To give you a sense of the significance, those attorneys general—mostly Republicans, from West Virginia, Alabama, Alaska, Arizona, Florida, Idaho, Kansas, Louisiana, Michigan, Missouri, Montana, Nebraska, New Mexico, North Dakota, Oklahoma, South Carolina, South Dakota, Texas, Utah, Wyoming, and Kentucky—represent more than 40 percent of state attorneys general in the whole country. (Also worth noting – most of them are nowhere near any of the states that passed the gun laws.)

The leader of the group is Alabama’s Republican Attorney General Luther Strange. The 61-year-old has been beating the drum against assault weapons bans for months, and filed similar amicus briefs against new gun laws in New​ York and Con​necticut this past spring. Between authoring these two briefs and co-signing the third, Strange is clearly emerging as one of the country’s most prominent opponents of gun control—a distinction that earned him an ​”A+” rating from the NRA during his tight reelection race this year.
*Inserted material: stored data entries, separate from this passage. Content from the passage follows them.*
@@ -338,11 +339,20 @@
       const int k = c * 16 + hh * 8 + jp * 2 + e;
       v[e] = (m < M && k < K) ? wt[((long long)k * ktaps + t) * M + m] : 0.f;
     }
-    const unsigned h01 = pack_bf16(v[0], v[1]);
-    const float r0 = v[0] - __uint_as_float(h01 << 16), r1 = v[1] - __uint_as_float(h01 & 0xffff0000u);
-    const unsigned m01 = pack_bf16(r0, r1);
-    const float s0 = r0 - __uint_as_float(m01 << 16), s1 = r1 - __uint_as_float(m01 & 0xffff0000u);
-    const unsigned l01 = pack_bf16(s0, s1);
+    unsigned piece[3][2];
+#pragma unroll
+    for (int e = 0; e < 2; ++e) {
+      const float x = v[e];
+      const bool fin = (__float_as_uint(x) & 0x7f800000u) != 0x7f800000u;
+      const float xc = fin ? __builtin_amdgcn_fmed3f(x, -BF16_MAX, BF16_MAX) : x;
+      const unsigned hb = pack_bf16(xc, 0.f) & 0xffffu;
+      const float r = fin ? x - bf16_to_f32((unsigned short)hb) : 0.f;
+      const unsigned mb = pack_bf16(r, 0.f) & 0xffffu;
+      const float s = r - bf16_to_f32((unsigned short)mb);
+      piece[0][e] = hb; piece[1][e] = mb; piece[2][e] = pack_bf16(s, 0.f) & 0xffffu;
+    }
+    const unsigned h01 = piece[0][0] | (piece[0][1] << 16), m01 = piece[1][0] | (piece[1][1] << 16);
+    const unsigned l01 = piece[2][0] | (piece[2][1] << 16);
     const long long base = (long long)c * 3 * per_piece + (idx - (long long)c * per_piece);
     wtb[base] = h01; wtb[base + per_piece] = m01; wtb[base + 2 * per_piece] = l01;
   }
@@ -614,6 +624,272 @@
   } else {
     if (actf) rows(std::true_type{}, std::false_type{}); else rows(std::false_type{}, std::false_type{});
   }
+}
+
+struct S2Params {
+  const float* in; const unsigned short* wt; const float* bias; float* out;
+  int batch, cin, cout, h, w, oh, ow;
+  int tiles_x, tiles_y, o_tiles, mp;
+  float alpha;
+  int out_nhwc;
+};
+
+struct S2Tile {
+  static constexpr int BM = 64, TH = 4, TW = 32;
+  static constexpr int PH = 2 * (TH - 1) + 3, PWP = 2 * (TW - 1) + 3, EVEN = (PWP + 1) / 2;
+  static constexpr int PLANE = PH * PWP;
+  static constexpr size_t LDS = (size_t)(3 * 2 * PLANE) * 16;
+};
+
+bool s2_plan(S2Params& p) {
+  if (p.batch <= 0 || p.cin <= 0 || p.cout <= 0 || p.h <= 0 || p.w <= 0) return false;
+  p.oh = (p.h - 1) / 2 + 1; p.ow = (p.w - 1) / 2 + 1;
+  p.mp = (p.cout + 31) / 32 * 32;
+  p.tiles_x = (p.ow + S2Tile::TW - 1) / S2Tile::TW;
+  p.tiles_y = (p.oh + S2Tile::TH - 1) / S2Tile::TH;
+  p.o_tiles = (p.cout + S2Tile::BM - 1) / S2Tile::BM;
+  if ((long long)p.cin * p.h * p.w * 4 >= 0xFFFFFFF0LL) return false;
+  if ((long long)((p.cin + 15) / 16) * 54 * p.mp * 16 >= 0xFFFFFFF0LL) return false;
+  if ((long long)p.o_tiles * p.tiles_x * p.tiles_y * p.batch > 0x7fffffffLL) return false;
+  if ((long long)p.batch * p.cout * p.oh * p.ow > (1LL << 40)) return false;
+  return true;
+}
+
+__global__ __launch_bounds__(256, 2) void conv3x3s2_mfma_bf16x3(const S2Params p) {
+  using Tile = S2Tile;
+  constexpr int BM = Tile::BM, TH = Tile::TH, TW = Tile::TW, PWP = Tile::PWP, EVEN = Tile::EVEN, PLANE = Tile::PLANE;
+  constexpr int RNP = 2;
+  constexpr int NU = (PLANE + 255) / 256;
+  extern __shared__ u32x4 smem_q[];
+  u32x4* Xs = smem_q;
+
+  const int tid = threadIdx.x, lane = tid & 63, wave = __builtin_amdgcn_readfirstlane(tid >> 6);
+  const int l31 = lane & 31, khalf = lane >> 5, wm = wave & 1, wn = wave >> 1;
+  unsigned lb = xcd_remap(blockIdx.x, gridDim.x);
+  const int o_tile = lb % p.o_tiles; lb /= p.o_tiles;
+  const int tx_i = lb % p.tiles_x; lb /= p.tiles_x;
+  const int ty_i = lb % p.tiles_y;
+  const int b = lb / p.tiles_y;
+  const int o0 = o_tile * BM, x0 = tx_i * TW, y0 = ty_i * TH;
+  const int hw = p.h * p.w;
+  const float* in_b = p.in + (long long)b * p.cin * hw;
+
+  f32x16 acc[RNP], acc_lo[RNP];
+#pragma unroll
+  for (int g = 0; g < RNP; ++g)
+#pragma unroll
+    for (int r = 0; r < 16; ++r) { acc[g][r] = 0.f; acc_lo[g][r] = 0.f; }
+
+  constexpr unsigned PARK = 0xFFFFFFF0u;
+  const unsigned x_bytes = (unsigned)((long long)p.cin * hw * 4);
+  const unsigned mp16 = (unsigned)p.mp * 16u;
+  const unsigned w_bytes = (unsigned)((p.cin + 15) >> 4) * 54u * mp16;
+  const auto rsrc_x = __builtin_amdgcn_make_buffer_rsrc(const_cast<float*>(in_b), 0, x_bytes, 0x00020000);
+  const auto rsrc_w = __builtin_amdgcn_make_buffer_rsrc(const_cast<unsigned short*>(p.wt), 0, w_bytes, 0x00020000);
+  unsigned xvo[NU];
+#pragma unroll
+  for (int u = 0; u < NU; ++u) {
+    const int q = tid + 256 * u;
+    const int r = q / PWP, t = q - r * PWP;
+    const int c = t < EVEN ? 2 * t : 2 * (t - EVEN) + 1;
+    const int y = 2 * y0 + r - 1, x = 2 * x0 + c - 1;
+    xvo[u] = (q < PLANE && y >= 0 && y < p.h && x >= 0 && x < p.w) ? (unsigned)(y * p.w + x) * 4u : PARK;
+  }
+  const int arow = o0 + wm * 32 + l31;
+  const unsigned avo = arow < p.mp ? (unsigned)(khalf * p.mp + arow) * 16u : PARK;
+
+  float xv[NU][16];
+  auto issue_x = [&](int i0, int kc) {
+    const unsigned soff = i0 + kc < p.cin ? (unsigned)((i0 + kc) * hw * 4) : 0u;
+#pragma unroll
+    for (int u = 0; u < NU; ++u)
+      xv[u][kc] = __builtin_bit_cast(float, __builtin_amdgcn_raw_buffer_load_b32(rsrc_x, xvo[u], soff, 0));
+  };
+  float xflag = 0.f;
+  auto commit_x = [&](int i0) {
+    if (i0 + 16 > p.cin) {
+#pragma unroll
+      for (int kc = 0; kc < 16; ++kc)
+        if (i0 + kc >= p.cin) {
+#pragma unroll
+          for (int u = 0; u < NU; ++u) xv[u][kc] = 0.f;
+        }
+    }
+#pragma unroll
+    for (int u = 0; u < NU; ++u) {
+      const int q = tid + 256 * u;
+      if (q < PLANE) {
+#pragma unroll
+        for (int hh = 0; hh < 2; ++hh) {
+          u32x4 ph, pm, pl;
+          unsigned* qh = reinterpret_cast<unsigned*>(&ph);
+          unsigned* qm = reinterpret_cast<unsigned*>(&pm);
+          unsigned* ql = reinterpret_cast<unsigned*>(&pl);
+#pragma unroll
+          for (int e = 0; e < 4; ++e) {
+            const float v0 = xv[u][8 * hh + 2 * e], v1 = xv[u][8 * hh + 2 * e + 1];
+            xflag = __builtin_fmaf(v0, 0.f, xflag);
+            xflag = __builtin_fmaf(v1, 0.f, xflag);
+            const unsigned h01 = pack_bf16(__builtin_amdgcn_fmed3f(v0, -BF16_MAX, BF16_MAX),
+                                           __builtin_amdgcn_fmed3f(v1, -BF16_MAX, BF16_MAX));
+            const float r0 = v0 - __uint_as_float(h01 << 16), r1 = v1 - __uint_as_float(h01 & 0xffff0000u);
+            const unsigned m01 = pack_bf16(r0, r1);
+            const float s0 = r0 - __uint_as_float(m01 << 16), s1 = r1 - __uint_as_float(m01 & 0xffff0000u);
+            qh[e] = h01; qm[e] = m01; ql[e] = pack_bf16(s0, s1);
+          }
+          Xs[(0 * 2 + hh) * PLANE + q] = ph;
+          Xs[(1 * 2 + hh) * PLANE + q] = pm;
+          Xs[(2 * 2 + hh) * PLANE + q] = pl;
+        }
+      }
+    }
+  };
+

The brief states that because the state​s that passed bans failed to show that getting rid of semi-automatic weapons would increase public safety, their policies are unconstitutional. Additionally, it brings up the points that the AR-15 is of the most popular rife in the United States, and that the Supreme Court noted in Staples v. United States that these guns don’t categorically have a “quasi-suspect character” like machine guns, sawed-up shotguns, or artillery pieces.

The two briefs that were filed in New York and Connecticut and written by Strange also mention the precedent set in Staples. Although they’re different in the sense that they’re not copied and pasted, the briefs all basically say the same thing and repeat NRA platitudes, like the idea that taking guns away from good guys gives the bad guys an advantage.

Oral arguments for both the New York and Connecticut cases will be heard on December 9, and the ones for Maryland haven’t been set yet. If the two courts decide differently, it’s very possible that Strange could force the Supreme Court to settle the score.